=== GOAL OF THE EXERCISE ===
Each line of the data below either holds "brow" or does not. Report how many do, and only that.

(Collected data entries)
=== Begin Enclosure ===

template <int BM, int EPI, typename Src>
__device__ __forceinline__ void pp_stageA(const GemmArgs &a, char *lds, const Src &src, int wave, int buf, int k0) {
    constexpr int BUF = (BM + 256) * 128;
    char *b = lds + buf * BUF;
    int ko = k0;
    if constexpr (EPI == EPI_CONV) {
        const int cin = a.conv_cin, tap = k0 / cin;
        ko = k0 + tap * (a.conv_dil - 1) * cin + a.conv_a0 * cin;
    }
#pragma unroll
    for (int i = 0; i < Src::NA; ++i) src.dmaA(i, ko, b + (wave + 8 * i) * 1024);
}
template <int BM, typename Src>
__device__ __forceinline__ void pp_stageB(char *lds, const Src &src, int wave, int buf, int k0) {
    constexpr int BUF = (BM + 256) * 128;
    char *b = lds + buf * BUF + BM * 128;
#pragma unroll
    for (int i = 0; i < Src::NB; ++i) src.dmaB(i, k0, b + (wave + 8 * i) * 1024);
}
__device__ __forceinline__ void pp_bar() {
    __builtin_amdgcn_sched_barrier(0);
    __builtin_amdgcn_s_barrier();
    __builtin_amdgcn_sched_barrier(0);
}
template <int BM, int EPI, typename Src>
__device__ __forceinline__ void pp_prologue_issue(const GemmArgs &a, char *lds, const Src &src, int wave) {
    pp_stageB<BM>(lds, src, wave, 0, 0);
    pp_stageA<BM, EPI>(a, lds, src, wave, 0, 0);
    if (a.K > BK) pp_stageB<BM>(lds, src, wave, 1, BK);
}

constexpr int PP_SWIGLU_STORES = 256 / 2 / 16;

template <int BM, int EPI, bool PERSIST, typename Src>
__device__ __forceinline__ void pp_main(const GemmArgs &a, char *lds, const Src &src, f32x4 (&acc)[BM / 32][4],
                                        int slot, int pend) {
    constexpr int BN = 256, TM = BM / 2, SM = TM / 16, SMH = SM / 2;
    constexpr int ROWS = BM + BN, BUF = ROWS * 128;
    constexpr int NB = BN / 64;
    static_assert(SM % 2 == 0, "A half must be whole 16-row sub-tiles");
    const int tid = threadIdx.x, lane = tid & 63;
    int wave = tid >> 6;
    if constexpr (PERSIST) wave = __builtin_amdgcn_readfirstlane(wave);
    const int wr = wave >> 2, wc = wave & 3;
    auto stageA = [&](int buf, int k0) { pp_stageA<BM, EPI>(a, lds, src, wave, buf, k0); };
    auto stageB = [&](int buf, int k0) { pp_stageB<BM>(lds, src, wave, buf, k0); };
    auto bar = [] { pp_bar(); };

#pragma unroll
    for (int i = 0; i < SM; ++i)
#pragma unroll
        for (int j = 0; j < 4; ++j) acc[i][j] = f32x4{0.f, 0.f, 0.f, 0.f};

    const int fr = lane & 15, fc = lane >> 4;
    const int arow = wr * TM, brow = BM + wc * 64;

    const int nk = a.K / BK;
    if constexpr (!PERSIST) {
        stageB(0, 0);
        stageA(0, 0);
        if (nk > 1) {
            stageB(1, BK);
            asm volatile("s_waitcnt vmcnt(%0)" ::"n"(NB) : "memory");
        } else {
            asm volatile("s_waitcnt vmcnt(0)" ::: "memory");
        }
    } else {
        if (pend < 0) pp_prologue_issue<BM, EPI>(a, lds, src, wave);
        __builtin_amdgcn_sched_barrier(0);
        if (pend > 0) {
            if (nk > 1) asm volatile("s_waitcnt vmcnt(%0)" ::"n"(NB + PP_SWIGLU_STORES) : "memory");
            else asm volatile("s_waitcnt vmcnt(%0)" ::"n"(PP_SWIGLU_STORES) : "memory");
        } else {
            if (nk > 1) asm volatile("s_waitcnt vmcnt(%0)" ::"n"(NB) : "memory");
            else asm volatile("s_waitcnt vmcnt(0)" ::: "memory");
        }
    }
    bar();
    if (wr == 1) bar();
    GSTAMP_AT(slot, 1);

    {
    bf16x8 xa[SMH][2], bf[4][2];
    auto readA = [&](const char *b, int h) {
#pragma unroll
        for (int i = 0; i < SMH; ++i)
#pragma unroll
            for (int ks = 0; ks < 2; ++ks)
                xa[i][ks] = *(const bf16x8 *)(b + swz(arow + (h * SMH + i) * 16 + fr, ks * 4 + fc));
    };
    auto mma = [&](int h) {
        __builtin_amdgcn_sched_barrier(0);
        __builtin_amdgcn_s_setprio(1);
#pragma unroll
        for (int ks = 0; ks < 2; ++ks)
#pragma unroll
            for (int i = 0; i < SMH; ++i)
#pragma unroll
                for (int j = 0; j < 4; ++j)
                    acc[h * SMH + i][j] = __builtin_amdgcn_mfma_f32_16x16x32_bf16(bf[j][ks], xa[i][ks], acc[h * SMH + i][j], 0, 0, 0);
        __builtin_amdgcn_s_setprio(0);
    };
    for (int kt = 0; kt < nk; ++kt) {
        const char *b = lds + (kt & 1) * BUF;
#pragma unroll
        for (int j = 0; j < 4; ++j)
#pragma unroll
            for (int ks = 0; ks < 2; ++ks) bf[j][ks] = *(const bf16x8 *)(b + swz(brow + j * 16 + fr, ks * 4 + fc));
        readA(b, 0);
        if (kt + 1 < nk) stageA((kt + 1) & 1, (kt + 1) * BK);
        asm volatile("s_waitcnt lgkmcnt(0)" ::: "memory");
        bar();
        mma(0);
        bar();
        readA(b, 1);
        if (kt + 2 < nk) {
            stageB(kt & 1, (kt + 2) * BK);
            asm volatile("s_waitcnt vmcnt(%0) lgkmcnt(0)" ::"n"(NB) : "memory");
        } else {
            asm volatile("s_waitcnt vmcnt(0) lgkmcnt(0)" ::: "memory");
        }
        bar();
        mma(1);
        bar();
    }
    }
    if (wr == 0) bar();
    GSTAMP_AT(slot, 2);
}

=== End Enclosure ===

=== SOLUTION TO THE EXERCISE ===
2